Why then, cannot they say that matter is the same? Matter has no end or beginning? It just always has been.

re: the Big Bang: There is a good theory (a little more believable and scientific than the Bible theory) that there has been countless "Big Bangs" in a collapsing and expanding universe.

Also, transdimentional theorists show how infinity, time and distance are only figments of the imagination or better, merely "shadows" of higher dimentional realities - so the Creationist idea of "Where did it all come from" would not be a factor.

there are several metaphysical and theoretical (physics) explanations.

None of them starting with "God spoke."

2007-03-12 06:42:23 · 20 answers · asked by John Galt 2 in Society & Culture Religion & Spirituality

I know it's transdimensional - I dictated the question to my leanhaun-sidhe!

This question is really for Creationists! OOps!

2007-03-12 06:48:48 · update #1

20 answers

As I understand it, and physics is not my field so bear with me, matter is not all there is to it. There is also energy. Matter cannot be created nor destroyed, but it can be transformed into energy, energy into matter, matter into matter, etc. I like the cyclical model of repeated expansions/contractions, am interested in string theory but haven't found time to really get into it yet. What I keep coming back to is a suspicion that the infinite regress does not, in fact, terminate, which resolves the God issue but does not resolve the infinity issue, I am considering the possibility of a spherical Universe, which resolved certain issues for the flat-earthers. What we could perceive as infinity could end up being a circle. Not enough is known, we can't travel far enough, and I by the time we do I won't exist anymore, but one thing I do know is that at least we are trying. We are observing and studying, cosmologists, astronomers, physicists, are dedicating their lives to answering our questions, and that is more than I can say for anyone who chalks it all up to the god of the gaps and turns his back on the pursuit of knowledge.

2007-03-12 06:51:03 · answer #1 · answered by Anonymous · 0 0

I don't understand where you're trying to go with this? Nothing you said after the word "evolutionists" had anything at all to do with evolution. Evolution has nothing to do with the beginnings of the universe, or even the beginnings of life, just how life has changed and grown since then. You are quite right that something does not come from nothing. Neither matter or energy can be either created or destroyed, it only changes forms. Knowing that, it stands to reason that the universe (or rather, the stuff the universe is composed of) has always been there. Not in it's current form, of course, but in some form or another. Even if one believes that the first cell simply rose out of the primordial ooze (a theory completely separate from evolution) it didn't come from nothing, it came from the materials that were available in that ooze.

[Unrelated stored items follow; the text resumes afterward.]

# chintha/U-VIP-SLAM

Hardware: AMD Instinct MI355X
Metric: frames/sec ORB extract+match, 640x512 @1000 kp (higher is better)
Workload: dtype u8; 1 GPU; BASELINE.json configs[2]: 1xMI355X per rank, batch=256 synthetic 640x512 mono frames (+1 halo frame: the neighbouring rank's first), 1000 feats, 8 levels, fastTh 20, FullDetect extract + all-pairs 256-bit Hamming knn-2 of consecutive frames, HBM-resident I/O; batch_per_gpu=256, pipeline_depth=2, input_batches_in_rotation=4, fast_mode=adaptive

## Files before the change

u-vip-slam_amd/csrc/hamming.hip:

```cpp
#include "common.hpp"

namespace uvo {

constexpr int HM_TILE = 128;

__device__ __forceinline__ int popc256(const uint4& qa, const uint4& qb, const uint4& ta, const uint4& tb) {
  int d = __popc(qa.x ^ ta.x);
  d += __popc(qa.y ^ ta.y);
  d += __popc(qa.z ^ ta.z);
  d += __popc(qa.w ^ ta.w);
  d += __popc(qb.x ^ tb.x);
  d += __popc(qb.y ^ tb.y);
  d += __popc(qb.z ^ tb.z);
  d += __popc(qb.w ^ tb.w);
  return d;
}

__device__ __forceinline__ int clamp_count(int n, int cap) { return n < 0 ? 0 : (n > cap ? cap : n); }

__global__ __launch_bounds__(256) void k_knn2(const uint8_t* __restrict__ q, const int32_t* __restrict__ nq_arr, int nq_fixed, int q_stride,
                                              const uint8_t* __restrict__ t, const int32_t* __restrict__ nt_arr, int nt_fixed, int t_stride,
                                              const uint8_t* __restrict__ mask, int out_stride, int32_t* __restrict__ idx0,
                                              uint16_t* __restrict__ d0, int32_t* __restrict__ idx1, uint16_t* __restrict__ d1) {
  __shared__ uint4 s_t[HM_TILE * 2];
  const int pair = blockIdx.y;
  const int nq = nq_arr ? clamp_count(nq_arr[pair], q_stride < out_stride ? q_stride : out_stride) : nq_fixed;
  const int nt = nt_arr ? clamp_count(nt_arr[pair], t_stride < 65535 ? t_stride : 65535) : nt_fixed;
  const int qi = blockIdx.x * 256 + threadIdx.x;
  if (blockIdx.x * 256 >= nq) return;
  const uint4* Q = reinterpret_cast<const uint4*>(q + (int64_t)pair * q_stride * 32);
  const uint4* T = reinterpret_cast<const uint4*>(t + (int64_t)pair * t_stride * 32);
  const bool live = qi < nq;
  uint4 qa = make_uint4(0, 0, 0, 0), qb = qa;
  if (live) {
    qa = Q[2 * qi];
    qb = Q[2 * qi + 1];
  }
  uint32_t k0 = 0xFFFFFFFFu, k1 = 0xFFFFFFFFu;
  const uint8_t* mrow = mask ? mask + (int64_t)qi * nt : nullptr;
  for (int base = 0; base < nt; base += HM_TILE) {
    const int cnt = nt - base < HM_TILE ? nt - base : HM_TILE;
    __syncthreads();
    if ((int)threadIdx.x < 2 * cnt) s_t[threadIdx.x] = T[2 * base + threadIdx.x];
    __syncthreads();
    if (live) {
      for (int j = 0; j < cnt; ++j) {
        const uint32_t d = (uint32_t)popc256(qa, qb, s_t[2 * j], s_t[2 * j + 1]);
        uint32_t key = (d << 16) | (uint32_t)(base + j);
        if (mrow && !mrow[base + j]) key = 0xFFFFFFFFu;
        const uint32_t lo = min(k0, key);
        k1 = min(k1, max(k0, key));
        k0 = lo;
      }
    }
  }
  if (live) {
    const int64_t o = (int64_t)pair * out_stride + qi;
    idx0[o] = k0 == 0xFFFFFFFFu ? -1 : (int32_t)(k0 & 0xffffu);
    d0[o] = k0 == 0xFFFFFFFFu ? (uint16_t)0xFFFF : (uint16_t)(k0 >> 16);
    idx1[o] = k1 == 0xFFFFFFFFu ? -1 : (int32_t)(k1 & 0xffffu);
    d1[o] = k1 == 0xFFFFFFFFu ? (uint16_t)0xFFFF : (uint16_t)(k1 >> 16);
  }
}

typedef int v4i __attribute__((ext_vector_type(4)));
typedef int v16i __attribute__((ext_vector_type(16)));
constexpr int KM_ROW = 272;

__device__ __forceinline__ uint32_t spread4(uint32_t t) { return (__umul24(t & 0xfu, 0x00204081u)) & 0x01010101u; }
__device__ __forceinline__ v4i spread16(uint32_t x) {
  v4i r;
  r.x = (int)spread4(x), r.y = (int)spread4(x >> 4), r.z = (int)spread4(x >> 8), r.w = (int)spread4(x >> 12);
  return r;
}
__device__ __forceinline__ uint32_t spread4_ff(uint32_t t) {
  const uint32_t b = spread4(t);
  return (b << 8) - b;
}
__device__ __forceinline__ v4i spread16_ff(uint32_t x) {
  v4i r;
  r.x = (int)spread4_ff(x), r.y = (int)spread4_ff(x >> 4), r.z = (int)spread4_ff(x >> 8), r.w = (int)spread4_ff(x >> 12);
  return r;
}

__device__ __forceinline__ int med3_i32(int a, int b, int c) {
  int r;
  asm("v_med3_i32 %0, %1, %2, %3" : "=v"(r) : "v"(a), "v"(b), "v"(c));
  return r;
}

#ifndef UVO_OCC_KNN
#define UVO_OCC_KNN 6
#endif
__global__ __launch_bounds__(256, UVO_OCC_KNN) void k_knn2_mfma(const uint8_t* __restrict__ q, const int32_t* __restrict__ nq_arr, int nq_fixed, int q_stride,
                                                   const uint8_t* __restrict__ t, const int32_t* __restrict__ nt_arr, int nt_fixed, int t_stride,
                                                   int out_stride, int32_t* __restrict__ idx0, uint16_t* __restrict__ d0,
                                                   int32_t* __restrict__ idx1, uint16_t* __restrict__ d1) {
  __shared__ __attribute__((aligned(16))) uint8_t s_exp[32 * KM_ROW];
  __shared__ __attribute__((aligned(16))) int32_t s_key[32];
  const int pair = blockIdx.y;
  const int nq = nq_arr ? clamp_count(nq_arr[pair], q_stride < out_stride ? q_stride : out_stride) : nq_fixed;
  const int nt = nt_arr ? clamp_count(nt_arr[pair], t_stride < 65535 ? t_stride : 65535) : nt_fixed;
  if (blockIdx.x * 128 >= nq) return;
  const int lane = threadIdx.x & 63, wv = wave_in_block();
  const int r = lane & 31, h = lane >> 5;
  const int qi = blockIdx.x * 128 + wv * 32 + r;
  const uint32_t* Q = reinterpret_cast<const uint32_t*>(q + (int64_t)pair * q_stride * 32);
  const uint32_t* T = reinterpret_cast<const uint32_t*>(t + (int64_t)pair * t_stride * 32);
  v4i bq[8];
  int popq = 0;
#pragma unroll
  for (int s = 0; s < 8; ++s) {
    const uint32_t w = qi < nq ? Q[(int64_t)qi * 8 + s] : 0u;
    popq += __popc(w);
    bq[s] = spread16_ff(w >> (16 * h));
  }
  int k0 = 0x7fffffff, k1 = 0x7fffffff;
  const int erow = threadIdx.x >> 3, ec = threadIdx.x & 7;
  uint32_t wnext = erow < nt ? T[(int64_t)erow * 8 + ec] : 0u;
  for (int base = 0; base < nt; base += 32) {
    __syncthreads();
    {
      const int tr = base + erow;
      const uint32_t w = wnext;
      wnext = tr + 32 < nt ? T[(int64_t)(tr + 32) * 8 + ec] : 0u;
      v4i* dst = reinterpret_cast<v4i*>(s_exp + erow * KM_ROW + ec * 32);
      dst[0] = spread16(w), dst[1] = spread16(w >> 16);
      int pc = __popc(w);
      pc += __shfl_xor(pc, 1, 64);
      pc += __shfl_xor(pc, 2, 64);
      pc += __shfl_xor(pc, 4, 64);
      if (ec == 0) s_key[erow] = tr < nt ? ((pc << 16) | tr) : 0x7fff0000;
    }
    __syncthreads();
    v16i acc = {0, 0, 0, 0, 0, 0, 0, 0, 0, 0, 0, 0, 0, 0, 0, 0};
    const uint8_t* arow = s_exp + r * KM_ROW + 16 * h;
#pragma unroll
    for (int s = 0; s < 8; ++s) {
      const v4i a = *reinterpret_cast<const v4i*>(arow + 32 * s);
      acc = __builtin_amdgcn_mfma_i32_32x32x32_i8(a, bq[s], acc, 0, 0, 0);
    }
#pragma unroll
    for (int g = 0; g < 4; ++g) {
      const v4i kb = *reinterpret_cast<const v4i*>(&s_key[8 * g + 4 * h]);
      const int kbv[4] = {kb.x, kb.y, kb.z, kb.w};
#pragma unroll
      for (int e = 0; e < 4; ++e) {
        const int key = (int)(((uint32_t)acc[4 * g + e] << 17) + (uint32_t)kbv[e]);
        k1 = med3_i32(k0, k1, key);
        k0 = min(k0, key);
      }
    }
  }
  const int o0 = __shfl_xor(k0, 32, 64), o1 = __shfl_xor(k1, 32, 64);
  const int m0 = min(k0, o0), m1 = min(max(k0, o0), min(k1, o1));
  if (h == 0 && qi < nq) {
    const int64_t o = (int64_t)pair * out_stride + qi;
    const bool v0 = m0 < 0x7fff0000, v1 = m1 < 0x7fff0000;
    idx0[o] = v0 ? (m0 & 0xffff) : -1;
    d0[o] = v0 ? (uint16_t)((m0 >> 16) + popq) : (uint16_t)0xFFFF;
    idx1[o] = v1 ? (m1 & 0xffff) : -1;
    d1[o] = v1 ? (uint16_t)((m1 >> 16) + popq) : (uint16_t)0xFFFF;
  }
}

__global__ __launch_bounds__(256) void k_matrix(const uint8_t* __restrict__ q, int nq, const uint8_t* __restrict__ t, int nt,
                                                uint16_t* __restrict__ dist) {
  __shared__ uint4 s_t[HM_TILE * 2];
  const int qi = blockIdx.x * 256 + threadIdx.x;
  const uint4* Q = reinterpret_cast<const uint4*>(q);
  const uint4* T = reinterpret_cast<const uint4*>(t);
  const bool live = qi < nq;
  uint4 qa = make_uint4(0, 0, 0, 0), qb = qa;
  if (live) {
    qa = Q[2 * qi];
    qb = Q[2 * qi + 1];
  }
  const int base = blockIdx.y * HM_TILE;
  const int cnt = nt - base < HM_TILE ? nt - base : HM_TILE;
  if ((int)threadIdx.x < 2 * cnt) s_t[threadIdx.x] = T[2 * base + threadIdx.x];
  __syncthreads();
  if (!live) return;
  for (int j = 0; j < cnt; ++j) dist[(int64_t)qi * nt + base + j] = (uint16_t)popc256(qa, qb, s_t[2 * j], s_t[2 * j + 1]);
}

__global__ __launch_bounds__(256) void k_medoid(const uint8_t* __restrict__ desc, const int32_t* __restrict__ offsets, int32_t* __restrict__ best_idx,
                                                int32_t* __restrict__ best_median) {
  __shared__ uint32_t s_best;
  const int p = blockIdx.x;
  const int o0 = offsets[p], n = offsets[p + 1] - o0;
  if (threadIdx.x == 0) s_best = 0xFFFFFFFFu;
  __syncthreads();
  if (n > 0) {
    const uint4* D = reinterpret_cast<const uint4*>(desc + (int64_t)o0 * 32);
    const int k = (int)(0.5 * (n - 1));
    for (int i = threadIdx.x; i < n; i += 256) {
      const uint4 qa = D[2 * i], qb = D[2 * i + 1];
      int lo = 0, hi = 256;
      while (lo < hi) {
        const int mid = (lo + hi) >> 1;
        int c = 0;
        for (int j = 0; j < n; ++j) c += popc256(qa, qb, D[2 * j], D[2 * j + 1]) <= mid;
        if (c >= k + 1)
          hi = mid;
        else
          lo = mid + 1;
      }
      atomicMin(&s_best, ((uint32_t)lo << 16) | (uint32_t)i);
    }
  }
  __syncthreads();
  if (threadIdx.x == 0) {
    best_idx[p] = n > 0 ? (int32_t)(s_best & 0xffffu) : -1;
    best_median[p] = n > 0 ? (int32_t)(s_best >> 16) : -1;
  }
}

void launch_medoid(hipStream_t s, const uint8_t* d_desc, const int32_t* d_offsets, int npoints, int32_t* d_idx, int32_t* d_med) {
  hipLaunchKernelGGL(k_medoid, dim3(npoints), dim3(256), 0, s, d_desc, d_offsets, d_idx, d_med);
}

void launch_knn2(hipStream_t s, int pairs, int max_q, const uint8_t* d_q, const int32_t* d_nq, int nq_fixed, int q_stride, const uint8_t* d_t,
                 const int32_t* d_nt, int nt_fixed, int t_stride, const uint8_t* d_mask, int out_stride, int32_t* d_idx0, uint16_t* d_d0,
                 int32_t* d_idx1, uint16_t* d_d1) {
  if (!d_mask) {
    hipLaunchKernelGGL(k_knn2_mfma, dim3((max_q + 127) / 128, pairs), dim3(256), 0, s, d_q, d_nq, nq_fixed, q_stride, d_t, d_nt, nt_fixed, t_stride,
                       out_stride, d_idx0, d_d0, d_idx1, d_d1);
    return;
  }
  hipLaunchKernelGGL(k_knn2, dim3((max_q + 255) / 256, pairs), dim3(256), 0, s, d_q, d_nq, nq_fixed, q_stride, d_t, d_nt, nt_fixed, t_stride,
                     d_mask, out_stride, d_idx0, d_d0, d_idx1, d_d1);
}

void launch_matrix(hipStream_t s, const uint8_t* d_q, int nq, const uint8_t* d_t, int nt, uint16_t* d_dist) {
  hipLaunchKernelGGL(k_matrix, dim3((nq + 255) / 256, (nt + HM_TILE - 1) / HM_TILE), dim3(256), 0, s, d_q, nq, d_t, nt, d_dist);
}

}
```

Before: 313,100 frames/s.

## Fold Hamming key packing into MFMA accumulator init and process two query fragments

Adds a new int8 MFMA knn-2 kernel that seeds the accumulator with a packed key (target popcount shifted plus target index), so each output is already a sortable key. It pre-scales the bit-spread operands (shl 7 and shl 6) so the MFMA yields the -2·dot term inside the key, which removes the separate per-element shift/add after the MFMA. Each wave now handles two 32-query fragments to reuse the target tile loaded into LDS. It also prefetches the next target row into a register, and the launcher picks this path when the target count fits in 12 bits. The cost is more registers and lower declared occupancy, and the scaled int8 arithmetic has to stay within range.

Measured after the change: 312,700 frames/s. Within noise of the previous version (-0.1%).

```diff
diff --git a/u-vip-slam_amd/csrc/hamming.hip b/u-vip-slam_amd/csrc/hamming.hip
--- a/u-vip-slam_amd/csrc/hamming.hip
+++ b/u-vip-slam_amd/csrc/hamming.hip
@@ -86,6 +86,12 @@
 __device__ __forceinline__ int med3_i32(int a, int b, int c) {
   int r;
   asm("v_med3_i32 %0, %1, %2, %3" : "=v"(r) : "v"(a), "v"(b), "v"(c));
+  return r;
+}
+
+__device__ __forceinline__ int med3_i32_after(int a, int b, int c, int after) {
+  int r;
+  asm("v_med3_i32 %0, %1, %2, %3" : "=v"(r) : "v"(a), "v"(b), "v"(c), "v"(after));
   return r;
 }
 
@@ -161,6 +167,120 @@
     d0[o] = v0 ? (uint16_t)((m0 >> 16) + popq) : (uint16_t)0xFFFF;
     idx1[o] = v1 ? (m1 & 0xffff) : -1;
     d1[o] = v1 ? (uint16_t)((m1 >> 16) + popq) : (uint16_t)0xFFFF;
+  }
+}
+
+constexpr int KA_SHIFT = 12;
+constexpr int KA_S = 1 << KA_SHIFT;
+constexpr int KA_MAX_NT = KA_S;
+constexpr int KA_SENTINEL = 0x40000000;
+
+template <int SH>
+__device__ __forceinline__ v4i spread16_shl(uint32_t x) {
+  v4i r;
+  r.x = (int)(spread4(x) << SH), r.y = (int)(spread4(x >> 4) << SH), r.z = (int)(spread4(x >> 8) << SH), r.w = (int)(spread4(x >> 12) << SH);
+  return r;
+}
+
+#ifndef UVO_KNN_FRAGS
+#define UVO_KNN_FRAGS 2
+#endif
+#ifndef UVO_OCC_KNN_KEY
+#define UVO_OCC_KNN_KEY 4
+#endif
+template <int FRAGS>
+__global__ __launch_bounds__(256, UVO_OCC_KNN_KEY) void k_knn2_mfma_key(const uint8_t* __restrict__ q, const int32_t* __restrict__ nq_arr, int nq_fixed,
+                                                                            int q_stride, const uint8_t* __restrict__ t,
+                                                                            const int32_t* __restrict__ nt_arr, int nt_fixed, int t_stride, int out_stride,
+                                                                            int32_t* __restrict__ idx0, uint16_t* __restrict__ d0,
+                                                                            int32_t* __restrict__ idx1, uint16_t* __restrict__ d1) {
+  constexpr int QB = 128 * FRAGS;
+  __shared__ __attribute__((aligned(16))) uint8_t s_exp[32 * KM_ROW];
+  __shared__ __attribute__((aligned(16))) int32_t s_key[32];
+  const int pair = blockIdx.y;
+  const int nq = nq_arr ? clamp_count(nq_arr[pair], q_stride < out_stride ? q_stride : out_stride) : nq_fixed;
+  const int nt = nt_arr ? clamp_count(nt_arr[pair], t_stride < KA_MAX_NT ? t_stride : KA_MAX_NT) : nt_fixed;
+  if (blockIdx.x * QB >= nq) return;
+  const int lane = threadIdx.x & 63, wv = wave_in_block();
+  const int r = lane & 31, h = lane >> 5;
+  const int q0 = blockIdx.x * QB + wv * (32 * FRAGS) + r;
+  const uint32_t* Q = reinterpret_cast<const uint32_t*>(q + (int64_t)pair * q_stride * 32);
+  const uint32_t* T = reinterpret_cast<const uint32_t*>(t + (int64_t)pair * t_stride * 32);
+  v4i bq[FRAGS][8];
+  int popq[FRAGS], k0[FRAGS], k1[FRAGS];
+#pragma unroll
+  for (int f = 0; f < FRAGS; ++f) {
+    const int qi = q0 + 32 * f;
+    popq[f] = 0;
+#pragma unroll
+    for (int s = 0; s < 8; ++s) {
+      const uint32_t w = qi < nq ? Q[(int64_t)qi * 8 + s] : 0u;
+      popq[f] += __popc(w);
+      bq[f][s] = spread16_shl<7>(w >> (16 * h));
+    }
+    k0[f] = k1[f] = 0x7fffffff;
+  }
+  const int erow = threadIdx.x >> 3, ec = threadIdx.x & 7;
+  uint32_t wnext = erow < nt ? T[(int64_t)erow * 8 + ec] : 0u;
+  for (int base = 0; base < nt; base += 32) {
+    __syncthreads();
+    {
+      const int tr = base + erow;
+      const uint32_t w = wnext;
+      wnext = tr + 32 < nt ? T[(int64_t)(tr + 32) * 8 + ec] : 0u;
+      v4i* dst = reinterpret_cast<v4i*>(s_exp + erow * KM_ROW + ec * 32);
+      dst[0] = spread16_shl<6>(w), dst[1] = spread16_shl<6>(w >> 16);
+      int pc = __popc(w);
+      pc += __shfl_xor(pc, 1, 64);
+      pc += __shfl_xor(pc, 2, 64);
+      pc += __shfl_xor(pc, 4, 64);
+      if (ec == 0) s_key[erow] = tr < nt ? ((pc << KA_SHIFT) + tr) : KA_SENTINEL;
+    }
+    __syncthreads();
+    v16i acc[FRAGS];
+    const uint8_t* arow = s_exp + r * KM_ROW + 16 * h;
+    {
+      v16i c;
+#pragma unroll
+      for (int g = 0; g < 4; ++g) {
+        const v4i kb = *reinterpret_cast<const v4i*>(&s_key[8 * g + 4 * h]);
+        c[4 * g] = kb.x, c[4 * g + 1] = kb.y, c[4 * g + 2] = kb.z, c[4 * g + 3] = kb.w;
+      }
+      const v4i a = *reinterpret_cast<const v4i*>(arow);
+#pragma unroll
+      for (int f = 0; f < FRAGS; ++f) acc[f] = __builtin_amdgcn_mfma_i32_32x32x32_i8(a, bq[f][0], c, 0, 0, 0);
+    }
+#pragma unroll
+    for (int s = 1; s < 8; ++s) {
+      const v4i a = *reinterpret_cast<const v4i*>(arow + 32 * s);
+#pragma unroll
+      for (int f = 0; f < FRAGS; ++f) acc[f] = __builtin_amdgcn_mfma_i32_32x32x32_i8(a, bq[f][s], acc[f], 0, 0, 0);
+    }
+#pragma unroll
+    for (int f = 0; f < FRAGS; ++f) {
+#pragma unroll
+      for (int i = 0; i < 16; ++i) {
+        const int lo = min(k0[f], acc[f][i]);
+        k1[f] = med3_i32_after(k0[f], k1[f], acc[f][i], lo);
+        k0[f] = lo;
+      }
+    }
+  }
+#pragma unroll
+  for (int f = 0; f < FRAGS; ++f) {
+    const int o0 = __shfl_xor(k0[f], 32, 64), o1 = __shfl_xor(k1[f], 32, 64);
+    const int m0 = min(k0[f], o0), m1 = min(max(k0[f], o0), min(k1[f], o1));
+    const int qi = q0 + 32 * f;
+    if (h == 0 && qi < nq) {
+      const int64_t o = (int64_t)pair * out_stride + qi;
+      const bool v0 = m0 < KA_SENTINEL, v1 = m1 < KA_SENTINEL;
+      const uint32_t pq = (uint32_t)popq[f] << KA_SHIFT;
+      const int u0 = (int)((uint32_t)m0 + pq), u1 = (int)((uint32_t)m1 + pq);
+      idx0[o] = v0 ? (u0 & (KA_S - 1)) : -1;
+      d0[o] = v0 ? (uint16_t)(u0 >> KA_SHIFT) : (uint16_t)0xFFFF;
+      idx1[o] = v1 ? (u1 & (KA_S - 1)) : -1;
+      d1[o] = v1 ? (uint16_t)(u1 >> KA_SHIFT) : (uint16_t)0xFFFF;
+    }
   }
 }
 
@@ -224,6 +344,12 @@
                  const int32_t* d_nt, int nt_fixed, int t_stride, const uint8_t* d_mask, int out_stride, int32_t* d_idx0, uint16_t* d_d0,
                  int32_t* d_idx1, uint16_t* d_d1) {
   if (!d_mask) {
+    if ((d_nt ? t_stride : nt_fixed) <= KA_MAX_NT) {
+      constexpr int QB = 128 * UVO_KNN_FRAGS;
+      hipLaunchKernelGGL(k_knn2_mfma_key<UVO_KNN_FRAGS>, dim3((max_q + QB - 1) / QB, pairs), dim3(256), 0, s, d_q, d_nq, nq_fixed, q_stride, d_t,
+                         d_nt, nt_fixed, t_stride, out_stride, d_idx0, d_d0, d_idx1, d_d1);
+      return;
+    }
     hipLaunchKernelGGL(k_knn2_mfma, dim3((max_q + 127) / 128, pairs), dim3(256), 0, s, d_q, d_nq, nq_fixed, q_stride, d_t, d_nt, nt_fixed, t_stride,
                        out_stride, d_idx0, d_d0, d_idx1, d_d1);
     return;
```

Edit: Ahh, I see. That makes more sense.

2007-03-12 06:50:54 · answer #2 · answered by The Resurrectionist 6 · 0 0

Because the fact of the matter is something cannot come from nothing..... in this dimension.

God is thought to be in a fourth dimension and therefore the laws of this dimension do not apply to Him at all. And if this is so then who are we to say what He can and cannot do!

He is in another dimension and does not abide by our rules.

And many cannot rule out this possibility, because even some scientists think thast there could be another dimension or parralel universes....

2007-03-12 06:51:41 · answer #3 · answered by Creationist 2 · 0 0

These are all, as you well put it, theorists, there is no proof of how one or the other brought it all into creation, is it so bad to beleive, have faith, that the Unmoved Mover, the First Creator, the First thinker, made all of this. I find it better to believe in something, that in nothing at all, since that gives no purpose to life itself.
To be good, loving, charitable, caring, forgiving, understanding, wise, etc... is what humanity should seek, not the answer to what cannot be answered. If we were meant to know the answer of creation, then God would have placed it in someones brain by now.

2007-03-12 06:51:11 · answer #4 · answered by Perhaps I love you more 4 · 0 1

This is not a question. It's a thesis. But:
Yes, Nothingness comes from Nothingness.
And perhaps we are nothing when we loose consciousness and, recovered, we finish believing in the illusion that we are actually something. Heard about Bizantinism and angel's sex?

2007-03-12 06:54:58 · answer #5 · answered by Rafael Maria Castellano 2 · 0 0

This was a good question but your remarks are incorrect God didn't come or evolve from nothing He was always here. you needn't any bang for that but He is the BIG

2007-03-12 06:53:22 · answer #6 · answered by manoman 4 · 0 0

So you just finished your first semester in college, can't keep up with all the info you just got handed, but still wanna come here sounding like you know what you're talking about. Try again next semester, buddy.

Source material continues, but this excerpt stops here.